A flexible class of probability distributions, convenient for modeling data with skewness behavior, discrepant observations and population heterogeneity is presented. The elements of this family are convex linear combinations of densities that are scale mixtures of skew-normal distributions. An EM-type algorithm for maximum likelihood estimation is developed and the observed information matrix is obtained. These procedures are discussed with emphasis on finite mixtures of skew-normal, skew-t, skew-slash and skew contaminated normal distributions. In order to examine the performance of the proposed methods, some simulation studies are presented to show the advantage of this flexible class in clustering heterogeneous data and that the maximum likelihood estimates based on the EM-type algorithm do provide good asymptotic properties.
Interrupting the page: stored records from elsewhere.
template <typename Tr, int kMode, bool kDrain = false, bool kNt = false, bool kList = false, bool kEnv = false,
          bool kNee = false, bool kSky = false, bool kMis = false>
__global__ __launch_bounds__(kIsectBlock)
__attribute__((amdgpu_waves_per_eu(kDrain && kMode == kModeUnit ? (kNt ? SPT_DRAIN_WAVES_NT : SPT_DRAIN_WAVES)
                                   : kDrain ? SPT_DRAIN_WAVES_RGB : SPT_FUSED_WAVES, 8)))
void render_fused_kernel(FusedArgs a) {
    constexpr bool kEmit = kMode == kModeEmit;
    static_assert(!kNee || (kEmit && !kDrain), "light sampling: emitter mode, not the drain");
    static_assert(!kSky || (kNee && kEnv), "sky sampling: the light-sampling lane loop of a scene with a sky image");
    static_assert(!kMis || kNee, "MIS: between the shadow rays and the bounce rays of the light-sampling lane loop");
#if SPT_WAVE_LOG
    const unsigned long long wl_t0 = (unsigned long long)wall_clock64();
#endif
    extern __shared__ uint32_t lds_stack[];
    const Lds L = block_lds(lds_stack);
    uint32_t n = a.count;
    if constexpr (kDrain) {
        if (a.seg_count) {
            n = 0;
            for (uint32_t j = 0; j < kShards; j++) n += a.seg_count[j * kShardStride];
            n = wave_uniform(n);
        } else {
// ... 215 lines not shown
                                        if (traced) {
                                            park[2] = make_float4(dir.x, dir.y, dir.z, sc3.x);
                                            park[3] = make_float4(sc3.y, sc3.z, u2f(lid), 0.0f);
                                            dir = sd;
                                            shadow = true;
                                        }
                                    }
                                }
                            }
                            meta++;
                            if constexpr (kPark) {
                                park[0] = make_float4(thr, thg, thb, lr);
                                park[1] = make_float4(lg, lb, kNee ? u2f(nee_prev) : 0.0f, kMis ? cb : 0.0f);
                            }
                            tr.o = hp;
                            need_init = true;
                            busy = true;
                            cont = true;
                        }
                    }
                }
                if (term) {
                    if (kMode == kModeUnit) {
                        a.sflag[film_slot(sample - a.sample0, pix, a.P, a.pm_ns, a.pm_ns != 0)] = slot == -1 ? 1 : 0;
                    } else {
                        size_t cs;
                        float* f = film_rgb(a.sfilm, sample - a.sample0, pix, a.P, a.pm_ns, a.pm_ns != 0, cs);
                        f[0] = lr;
                        f[cs] = lg;
                        f[2 * cs] = lb;
// ... 28 lines not shown
                        xcd_tries++;
                    }
                    if (xcd_tries >= 8u) { drained = true; break; }
                } else if (pool == pool_end) {
                    uint32_t base = 0;
                    if ((threadIdx.x & 63u) == 0) base = atomicAdd(a.next, a.chunk);
                    base = dyn_base + wave_uniform((uint32_t)__shfl((int)base, 0));
                    if (base >= n) { drained = true; break; }
                    pool = base;
                    pool_end = min(base + a.chunk, n);
                }
                const uint32_t rank = __builtin_amdgcn_mbcnt_hi((uint32_t)(idle >> 32),
                                                                __builtin_amdgcn_mbcnt_lo((uint32_t)idle, 0u));
                const uint32_t take = min((uint32_t)__popcll(idle), pool_end - pool);
                if (kDrain && !busy && !pending && rank < take) {
                    const uint32_t j = a.perm ? a.perm[pool + rank] : pool + rank;
                    const float4 q1 = ldq<kNt>(a.q.q1 + j), q2 = ldq<kNt>(a.q.q2 + j);
                    meta = f2u(q1.w);
                    pix = f2u(q2.w);
                    dir = v3(q2.x, q2.y, q2.z);
                    thr = thg = thb = 1.0f;
                    lr = lg = lb = 0.0f;
                    if (kMode >= kModeAlbedo) {
                        const float4 q0 = ldq<kNt>(a.q.q0 + j);
                        thr = q0.x; thg = q0.y; thb = q0.z;
                        if (kEmit) lr = q0.w;
                    }
                    if (kEmit) {
                        const float2 l = ldq2<kNt>(a.q.rad + j);
                        lg = l.x; lb = l.y;
                    }
                    if constexpr (kPark) {
// ... 27 lines not shown
                }
                if (!kDrain) starts += take;
                pool += take;
#if SPT_WAVE_LOG
                ph[6] += take;
#endif
                idle = __ballot(!busy && !pending);
            }
            if (need_init) {
                if constexpr (kNee) {
                    float tmn = kRayTmin, tmx = kRayTmax;
                    if (shadow) light_shadow_interval(dir, tmn, tmx);
                    if constexpr (kSky)
                        if (skyray) sky_shadow_interval(dir, tmn, tmx);
                    tr.init(a.sc, tr.o, dir, tmn, tmx, kSky && skyray, L);
                } else {
                    tr.init(a.sc, tr.o, dir, kRayTmin, kRayTmax,
                            (meta & ((1u << kMetaDepthBits) - 1u)) + 1u >= a.max_depth && !kEmit, L);
                }
                if (tr.finished()) {
                    busy = false;
                    pending = true;
                }
            }
#if SPT_WAVE_LOG
            const unsigned long long ph_t3 = __builtin_readcyclecounter();
            ph[1] += ph_t3 - ph_t0;
            ph[7] += ph_t3 - ph_t2;
#endif
        }
// ... 521 lines not shown
        else if (mode == kModeEmit) hipLaunchKernelGGL((shade_kernel<kModeEmit, false, true>), g, b, 0, s, a);
        else if (mode == kModeAlbedo && spt) hipLaunchKernelGGL((shade_kernel<kModeAlbedo, true, true>), g, b, 0, s, a);
        else if (mode == kModeAlbedo) hipLaunchKernelGGL((shade_kernel<kModeAlbedo, false, true>), g, b, 0, s, a);
        else hipLaunchKernelGGL((shade_kernel<kModeUnit, false, true>), g, b, 0, s, a);
        return hipGetLastError();
    }
    if (mode == kModeEmit && spt) hipLaunchKernelGGL((shade_kernel<kModeEmit, true>), g, b, 0, s, a);
    else if (mode == kModeEmit) hipLaunchKernelGGL((shade_kernel<kModeEmit, false>), g, b, 0, s, a);
    else if (mode == kModeAlbedo && spt) hipLaunchKernelGGL((shade_kernel<kModeAlbedo, true>), g, b, 0, s, a);
    else if (mode == kModeAlbedo) hipLaunchKernelGGL((shade_kernel<kModeAlbedo, false>), g, b, 0, s, a);
    else hipLaunchKernelGGL((shade_kernel<kModeUnit, false>), g, b, 0, s, a);
    return hipGetLastError();
}
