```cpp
struct PxIn { float yf, u, v, gain; };
__device__ __forceinline__ PxIn px_inputs(const AppConsts& c, const AppImage& im, uint32_t x, uint32_t y) {
  PxIn in;
  in.yf = (float)im.y[(size_t)y * im.y_stride + x] * k255;
  const size_t ci = (size_t)(y >> 1) * im.c_stride + (x >> 1);
  in.u = (float)((int)im.u[ci] - 128) * k255;
  in.v = (float)((int)im.v[ci] - 128) * k255;

  const uint32_t s = c.scale;
  uint32_t xl, yl, ox, oy;
  if ((s & (s - 1u)) == 0u) {
    const uint32_t sh = (uint32_t)__builtin_ctz(s);
    xl = x >> sh; yl = y >> sh; ox = x & (s - 1u); oy = y & (s - 1u);
  } else {
    xl = x / s; yl = y / s; ox = x - xl * s; oy = y - yl * s;
  }
  uint32_t xu = xl + 1u, yu = yl + 1u;
  xl = min(xl, c.map_w - 1u); xu = min(xu, c.map_w - 1u);
  yl = min(yl, c.map_h - 1u); yu = min(yu, c.map_h - 1u);
  const float e1 = map_to_float_fast(im.map[(size_t)yl * c.map_w + xl]);
// ... 607 lines not shown
template <int FMT>
static hipError_t launch_apply_t(const AppConsts& c, const AppBatch& b, int n, int mode,
                                 bool fast_s4, hipStream_t s) {
  if (n == 0 || c.width == 0 || c.height == 0) return hipSuccess;
  const bool exact = mode == 1 || mode == 3;
  if (mode == 2) {
    if (c.lut == nullptr) return hipErrorInvalidValue;
    if (fast_s4) {
      constexpr bool kOetf = FMT == 2 || FMT == 3;
      const uint32_t lds = (kOetf ? kLutHlgN * 2u : 0u) + (kLutSrgbInvN + kGainLutN) * 4u;
      const uint32_t chunks = (c.map_w * c.map_h + kLutS4Block - 1u) / kLutS4Block * (uint32_t)n;
      if (hipFuncSetAttribute(reinterpret_cast<const void*>(&k_apply_lut_s4<FMT>), hipFuncAttributeMaxDynamicSharedMemorySize, (int)lds) == hipSuccess) {
        hipLaunchKernelGGL((k_apply_lut_s4<FMT>), dim3(chunks < 256u ? chunks : 256u), dim3(kLutS4Block), lds, s, c, b, (uint32_t)n);
        return hipGetLastError();
      }
      (void)hipGetLastError();
    }
    const size_t total = (size_t)c.width * c.height, per_block = 256u * (size_t)kLutPixelsPerThread;
    hipLaunchKernelGGL((k_apply_lut<FMT>), dim3((unsigned)((total + per_block - 1u) / per_block), n), dim3(256), 0, s, c, b);
    return hipGetLastError();
  }
  if (fast_s4 && !exact && c.map_w >= 2u) {
    AppConsts cc = c;
    const uint32_t total = c.map_w * c.map_h;
    uint32_t cpt = kApplyMaxCellsPerThread;
    auto blocks = [&](uint32_t k) { return (uint64_t)((total + kApplyBlock * k - 1u) / (kApplyBlock * k)) * (uint64_t)n; };
    while (cpt > 1u && blocks(cpt) < 448u) cpt >>= 1;
    cc.cells_per_thread = cpt;
    cc.step_x = kApplyBlock % c.map_w;
    cc.step_y = kApplyBlock / c.map_w;
    const dim3 grid(n, (unsigned)((total + kApplyBlock * cpt - 1u) / (kApplyBlock * cpt)));
    const double top = std::exp2(std::fmax(c.log2_min_d, c.log2_max_d) * (double)c.display_boost / (double)c.max_boost) / (double)c.display_boost;
    const bool mask = !(top <= 1.0 + 1e-6);
    if (!mask && ApplyTab<FMT, false>::kOetf) {
      const float g = FMT == 3 ? 0.5f : UHDR_PQ_M1;
      cc.fast.A *= g; cc.fast.A255 *= g; cc.fast.B = cc.fast.B * g + 1.0f;
    }
    for (int i = 0; i < 4 * 2 * 3 * 2; ++i) (&cc.fast.wD[0][0][0][0])[i] *= cc.fast.A255;
    if (mask) hipLaunchKernelGGL((k_apply_s4<FMT, true>), grid, dim3(kApplyBlock), 0, s, cc, b);
    else hipLaunchKernelGGL((k_apply_s4<FMT, false>), grid, dim3(kApplyBlock), 0, s, cc, b);
  } else {
    const dim3 grid = px_grid(c.width, c.height, n);
    if (exact && c.ex_ws != nullptr) {
      if (fast_s4) hipLaunchKernelGGL((k_apply_s4_est<FMT>), dim3((c.map_w * c.map_h + 255u) / 256u, n), dim3(256), 0, s, c, b);
      else hipLaunchKernelGGL((k_apply_px_est<FMT>), grid, dim3(256), 0, s, c, b);
      hipLaunchKernelGGL((k_apply_resolve<FMT>), dim3(n, kExSlices), dim3(256), 0, s, c, b);
    } else if (exact) hipLaunchKernelGGL((k_apply_px<FMT, true>), grid, dim3(256), 0, s, c, b);
    else hipLaunchKernelGGL((k_apply_px<FMT, false>), grid, dim3(256), 0, s, c, b);
  }
  return hipGetLastError();
}

hipError_t launch_apply(const AppConsts& c, const AppBatch& b, int n, int fmt, int mode,
                        bool fast_s4, hipStream_t s) {
// ... 638 lines not shown
```

Measured before the change: 545,000.

## Walk apply cells down columns and peel right-edge column into dedicated blocks

The scale-4 apply kernel now assigns each thread a fixed map column and walks down a vertical band of cells instead of striding through a flattened cell index. Each step reuses the previous lower gain-map row as the next upper row, and the right-edge column goes to separate edge blocks, so the main loop only checks the bottom edge and drops the per-cell ballot. Row base addresses are forced into scalar registers with 32-bit column offsets, which should cut per-lane address arithmetic. In exchange the grid becomes 3D, extra edge-only blocks are launched, and coalescing now relies on adjacent lanes covering adjacent columns.

```diff
diff --git a/libultrahdr_dev_amd/csrc/uhdr_capi.hip b/libultrahdr_dev_amd/csrc/uhdr_capi.hip
--- a/libultrahdr_dev_amd/csrc/uhdr_capi.hip
+++ b/libultrahdr_dev_amd/csrc/uhdr_capi.hip
@@ -415,7 +415,7 @@
   c.ex_ws = nullptr;
   c.ex_cap = 0;
   c.cells_per_thread = 8;
-  c.step_x = c.step_y = 0;
+  c.strips = c.edge_layers = 0;
   return c;
 }
 AppImage app_image(const uhdr_hip_image_t& yuv, const uhdr_hip_image_t& map, void* dst) {
diff --git a/libultrahdr_dev_amd/csrc/uhdr_kernels.h b/libultrahdr_dev_amd/csrc/uhdr_kernels.h
--- a/libultrahdr_dev_amd/csrc/uhdr_kernels.h
+++ b/libultrahdr_dev_amd/csrc/uhdr_kernels.h
@@ -71,7 +71,7 @@
 struct AppConsts {
   uint32_t width, height, map_w, map_h, scale;
   uint32_t cells_per_thread;
-  uint32_t step_x, step_y;
+  uint32_t strips, edge_layers;
   float display_boost, inv_display_boost, max_boost, inv_max_boost;
   double log2_min_d, log2_max_d;
   const float* idw;
diff --git a/libultrahdr_dev_amd/csrc/uhdr_kernels.hip b/libultrahdr_dev_amd/csrc/uhdr_kernels.hip
--- a/libultrahdr_dev_amd/csrc/uhdr_kernels.hip
+++ b/libultrahdr_dev_amd/csrc/uhdr_kernels.hip
@@ -323,6 +323,22 @@
 }
 __device__ __forceinline__ void st_stream(uint2* p, uint2 v) {
   __builtin_nontemporal_store((u32x2){v.x, v.y}, reinterpret_cast<u32x2*>(p));
+}
+#define UHDR_GLOBAL __attribute__((address_space(1)))
+struct SRow { uint64_t a; };
+__device__ __forceinline__ SRow srow(const void* plane, uint32_t row_bytes) {
+  uint64_t a = reinterpret_cast<uint64_t>(plane) + row_bytes;
+  asm("" : "+s"(a));
+  return SRow{a};
+}
+__device__ __forceinline__ uint32_t ld_stream32(SRow r, uint32_t col) { return __builtin_nontemporal_load((const UHDR_GLOBAL uint32_t*)(r.a + col)); }
+__device__ __forceinline__ uint16_t ld16(SRow r, uint32_t col) { return *(const UHDR_GLOBAL uint16_t*)(r.a + col); }
+__device__ __forceinline__ void st_stream(SRow r, uint32_t col, uint4 v) {
+  __builtin_nontemporal_store((u32x4){v.x, v.y, v.z, v.w}, (UHDR_GLOBAL u32x4*)(r.a + col));
+}
+__device__ __forceinline__ void st_plain(SRow r, uint32_t col, uint4 v) { *(UHDR_GLOBAL u32x4*)(r.a + col) = (u32x4){v.x, v.y, v.z, v.w}; }
+__device__ __forceinline__ void st_stream(SRow r, uint32_t col, uint2 v) {
+  __builtin_nontemporal_store((u32x2){v.x, v.y}, (UHDR_GLOBAL u32x2*)(r.a + col));
 }
 __device__ __forceinline__ uint32_t ld8(const uint8_t* p) { return *p; }
 __device__ __forceinline__ uint32_t ld16(const uint16_t* p) { return *p; }
@@ -971,7 +987,7 @@
 }
 template <int FMT>
 __device__ __forceinline__ void apply_cell_piped(const AppConsts& c, void* dst, uint32_t cx, uint32_t cy,
-                                                 const uint32_t (&yrow)[4], const uint32_t (&uu)[2], const uint32_t (&vv)[2],
+                                                 const uint32_t (&yrow)[4], const uint16_t (&uu)[2], const uint16_t (&vv)[2],
                                                  float m1, float m2, float m3, float m4, uint32_t slot8, const char* lut) {
   typedef ApplyTab<FMT, false> T;
   ChromaRow cr = chroma_row(uu[0], vv[0]);
@@ -1032,8 +1048,7 @@
       px[2 * pr] = pack10_bits(o[0], o[2], o[4]);
       px[2 * pr + 1] = pack10_bits(o[1], o[3], o[5]);
       if (pr) {
-        const uint32_t off = ((4u * cy + oy) * c.width + 4u * cx) * 4u;
-        st_stream(reinterpret_cast<uint4*>(static_cast<char*>(dst) + off), make_uint4(px[0], px[1], px[2], px[3]));
+        st_stream(srow(dst, (4u * cy + oy) * c.width * 4u), 16u * cx, make_uint4(px[0], px[1], px[2], px[3]));
       }
     }
     __builtin_amdgcn_sched_barrier(0);
@@ -1044,7 +1059,7 @@
 constexpr uint32_t kXchPerWave = 136;
 template <int FMT, bool MASK>
 __device__ __forceinline__ void apply_cell_piped1(const AppConsts& c, const AppImage& im, uint32_t cx, uint32_t cy,
-                                                  const uint32_t (&yrow)[4], const uint32_t (&uu)[2], const uint32_t (&vv)[2],
+                                                  const uint32_t (&yrow)[4], const uint16_t (&uu)[2], const uint16_t (&vv)[2],
                                                   float m1, float m2, float m3, float m4, const char* lut, uint4* xch) {
   ChromaRow cr = chroma_row(uu[0], vv[0]);
   const float a255 = c.fast.A255;
@@ -1088,12 +1103,12 @@
       }
       po[pr].r = lin[0]; po[pr].g = lin[1]; po[pr].b = lin[2];
       if (pr) {
-        const uint32_t pix0 = (4u * cy + oy) * c.width + 4u * cx;
+        const uint32_t row0 = (4u * cy + oy) * c.width, col0 = 4u * cx;
         if (FMT == 2 || FMT == 3) {
           uint4 o;
           o.x = pack10_scaled<MASK>(po[0].r.x, po[0].g.x, po[0].b.x); o.y = pack10_scaled<MASK>(po[0].r.y, po[0].g.y, po[0].b.y);
           o.z = pack10_scaled<MASK>(po[1].r.x, po[1].g.x, po[1].b.x); o.w = pack10_scaled<MASK>(po[1].r.y, po[1].g.y, po[1].b.y);
-          st_stream(reinterpret_cast<uint4*>(static_cast<uint32_t*>(im.dst) + pix0), o);
+          st_stream(srow(im.dst, 4u * row0), 4u * col0, o);
         } else if (FMT == 1) {
           const uint2 a = pack_f16_hw(po[0].r.x, po[0].g.x, po[0].b.x), bb = pack_f16_hw(po[0].r.y, po[0].g.y, po[0].b.y);
           const uint2 cc = pack_f16_hw(po[1].r.x, po[1].g.x, po[1].b.x), d = pack_f16_hw(po[1].r.y, po[1].g.y, po[1].b.y);
@@ -1104,13 +1119,13 @@
             const uint32_t from = (lane & 1u) * kXchSecond + (lane >> 1);
             const uint4 s0 = xch[from], s1 = xch[from + 32u];
             __builtin_amdgcn_wave_barrier();
-            uint4* o = reinterpret_cast<uint4*>(static_cast<uint2*>(im.dst) + (uint32_t)__builtin_amdgcn_readfirstlane((int)pix0));
-            st_stream(o + lane, s0);
-            st_stream(o + 64u + lane, s1);
+            const SRow o = srow(im.dst, 8u * (row0 + (uint32_t)__builtin_amdgcn_readfirstlane((int)col0)));
+            st_stream(o, 16u * lane, s0);
+            st_stream(o, 16u * (64u + lane), s1);
           } else {
-            uint4* o = reinterpret_cast<uint4*>(static_cast<uint2*>(im.dst) + pix0);
-            o[0] = make_uint4(a.x, a.y, bb.x, bb.y);
-            o[1] = make_uint4(cc.x, cc.y, d.x, d.y);
+            const SRow o = srow(im.dst, 8u * row0);
+            st_plain(o, 8u * col0, make_uint4(a.x, a.y, bb.x, bb.y));
+            st_plain(o, 8u * col0 + 16u, make_uint4(cc.x, cc.y, d.x, d.y));
           }
         } else {
           const size_t plane = (size_t)c.width * c.height;
@@ -1120,7 +1135,7 @@
           for (int p = 0; p < 3; ++p) {
             const uint32_t q0 = 0x3ffu & (uint32_t)ch[p][0].x, q1 = 0x3ffu & (uint32_t)ch[p][0].y;
             const uint32_t q2 = 0x3ffu & (uint32_t)ch[p][1].x, q3 = 0x3ffu & (uint32_t)ch[p][1].y;
-            st_stream(reinterpret_cast<uint2*>(base16 + p * plane + pix0), make_uint2(q0 | (q1 << 16), q2 | (q3 << 16)));
+            st_stream(srow(base16 + p * plane, 2u * row0), 2u * col0, make_uint2(q0 | (q1 << 16), q2 | (q3 << 16)));
           }
         }
       }
@@ -1147,7 +1162,7 @@
 
 template <int FMT, bool MASK>
 __device__ __forceinline__ void apply_cell_edge(const AppConsts& c, const AppImage& im, uint32_t cx, uint32_t cy,
-                                                const uint32_t (&yrow)[4], const uint32_t (&uu)[2], const uint32_t (&vv)[2],
+                                                const uint32_t (&yrow)[4], const uint16_t (&uu)[2], const uint16_t (&vv)[2],
                                                 float m1, float m2, float m3, float m4, const float* wt ,
                                                 uint32_t slot8, const char* lut) {
   typedef ApplyTab<FMT, MASK> T;
@@ -1157,7 +1172,7 @@
   for (uint32_t oy = 0; oy < 4u; ++oy) {
     const uint32_t yw = oy == 0u ? yrow[0] : oy == 1u ? yrow[1] : oy == 2u ? yrow[2] : yrow[3];
     const ChromaRow cr = chroma_row(oy < 2u ? uu[0] : uu[1], oy < 2u ? vv[0] : vv[1]);
-    const uint32_t pix0 = (4u * cy + oy) * c.width + 4u * cx;
+    const size_t pix0 = (size_t)((4u * cy + oy) * c.width) + (size_t)(4u * cx);
     uint32_t px[4];
     PairOut po[2];
 #pragma unroll
@@ -1231,53 +1246,57 @@
   }
 }
 
-struct ApplyCellPk { uint32_t yrow[4], uu[2], vv[2], mrow[2]; };
+struct ApplyCol { uint32_t yrow[4]; uint16_t uu[2], vv[2], mlo; };
 struct __attribute__((packed)) U16Any { uint16_t v; };
-__device__ __forceinline__ void apply_load_cell_pk(const AppConsts& c, const AppImage& im, uint32_t cx, uint32_t cy, uint32_t mx, uint32_t cy1, ApplyCellPk& o) {
-  const uint32_t yoff = 4u * cy * im.y_stride + 4u * cx;
-#pragma unroll
-  for (int r = 0; r < 4; ++r) o.yrow[r] = ld_stream(reinterpret_cast<const uint32_t*>(im.y + (yoff + r * im.y_stride)));
-  const uint32_t coff = 2u * cy * im.c_stride + 2u * cx;
-#pragma unroll
-  for (int r = 0; r < 2; ++r) {
-    o.uu[r] = *reinterpret_cast<const uint16_t*>(im.u + (coff + r * im.c_stride));
-    o.vv[r] = *reinterpret_cast<const uint16_t*>(im.v + (coff + r * im.c_stride));
-  }
-  o.mrow[0] = reinterpret_cast<const U16Any*>(im.map + (cy * c.map_w + mx))->v;
-  o.mrow[1] = reinterpret_cast<const U16Any*>(im.map + (cy1 * c.map_w + mx))->v;
+__device__ __forceinline__ uint16_t apply_load_map_row(const AppConsts& c, const AppImage& im, uint32_t mx, uint32_t row) {
+  return reinterpret_cast<const U16Any*>(im.map + (size_t)(row * c.map_w) + (size_t)mx)->v;
+}
+__device__ __forceinline__ void apply_load_col(const AppConsts& c, const AppImage& im, uint32_t cx, uint32_t cy, uint32_t mx, uint32_t cy1, ApplyCol& o) {
+#pragma unroll
+  for (uint32_t r = 0; r < 4u; ++r) o.yrow[r] = ld_stream(reinterpret_cast<const uint32_t*>(im.y + (size_t)((4u * cy + r) * im.y_stride) + (size_t)(4u * cx)));
+#pragma unroll
+  for (uint32_t r = 0; r < 2u; ++r) {
+    const size_t coff = (2u * cy + r) * im.c_stride;
+    o.uu[r] = *reinterpret_cast<const uint16_t*>(im.u + coff + (size_t)(2u * cx));
+    o.vv[r] = *reinterpret_cast<const uint16_t*>(im.v + coff + (size_t)(2u * cx));
+  }
+  o.mlo = apply_load_map_row(c, im, mx, cy1);
+}
+__device__ __forceinline__ void apply_load_col_s(const AppConsts& c, const AppImage& im, uint32_t cx, uint32_t cy, uint32_t cy1, ApplyCol& o) {
+#pragma unroll
+  for (uint32_t r = 0; r < 4u; ++r) o.yrow[r] = ld_stream32(srow(im.y, (4u * cy + r) * im.y_stride), 4u * cx);
+#pragma unroll
+  for (uint32_t r = 0; r < 2u; ++r) {
+    o.uu[r] = ld16(srow(im.u, (2u * cy + r) * im.c_stride), 2u * cx);
+    o.vv[r] = ld16(srow(im.v, (2u * cy + r) * im.c_stride), 2u * cx);
+  }
+  o.mlo = ((const UHDR_GLOBAL U16Any*)(srow(im.map, cy1 * c.map_w).a + cx))->v;
 }
 
 constexpr uint32_t kApplyBlock = 512;
 constexpr uint32_t kApplyMaxCellsPerThread = 32;
 
 template <int FMT, bool MASK>
-__device__ __forceinline__ bool apply_walk_cell(const AppConsts& c, const AppImage& im, uint32_t& cx, uint32_t& cy, uint32_t& left,
-                                                const ApplyCellPk& cur, ApplyCellPk& nxt, uint32_t slot8, const char* lut,
-                                                const float* s_idw, uint4* s_xch) {
+__device__ __forceinline__ bool apply_walk_cell(const AppConsts& c, const AppImage& im, uint32_t cx, uint32_t& cy, uint32_t& left,
+                                                uint16_t& mup, const ApplyCol& cur, ApplyCol& nxt, uint32_t slot8, const char* lut,
+                                                const float* s_idw, uint4* xch) {
   typedef ApplyTab<FMT, MASK> T;
-  uint32_t ncx = cx + c.step_x, ncy = cy + c.step_y;
-  if (ncx >= c.map_w) { ncx -= c.map_w; ++ncy; }
+  asm volatile("" : "+v"(cx));
   --left;
-  const bool more = left != 0u && ncy < c.map_h;
-  if (!more) { ncx = cx; ncy = cy; }
-  apply_load_cell_pk(c, im, ncx, ncy, ncx - (ncx + 1u == c.map_w ? 1u : 0u), min(ncy + 1u, c.map_h - 1u), nxt);
-  const bool edge_x = cx + 1u == c.map_w, edge_y = cy + 1u == c.map_h;
-  const float e3 = cvt_byte<1>(cur.mrow[0]), e4 = cvt_byte<1>(cur.mrow[1]);
-  const float e1 = edge_x ? e3 : cvt_byte<0>(cur.mrow[0]), e2 = edge_x ? e4 : cvt_byte<0>(cur.mrow[1]);
-  const bool interior = __builtin_amdgcn_ballot_w64(edge_x || edge_y) == 0ull;
-  const float* wt = s_idw + (edge_x ? (edge_y ? 192 : 64) : (edge_y ? 128 : 0));
+  const bool more = left != 0u;
+  const uint32_t ncy = more ? cy + 1u : cy;
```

A real data set is analyzed, illustrating the usefulness of the proposed methodology.

Suggested Citation

  • Basso, Rodrigo M. & Lachos, Víctor H. & Cabral, Celso Rômulo Barbosa & Ghosh, Pulak, 2010. "Robust mixture modeling based on scale mixtures of skew-normal distributions," Computational Statistics & Data Analysis, Elsevier, vol. 54(12), pages 2926-2941, December.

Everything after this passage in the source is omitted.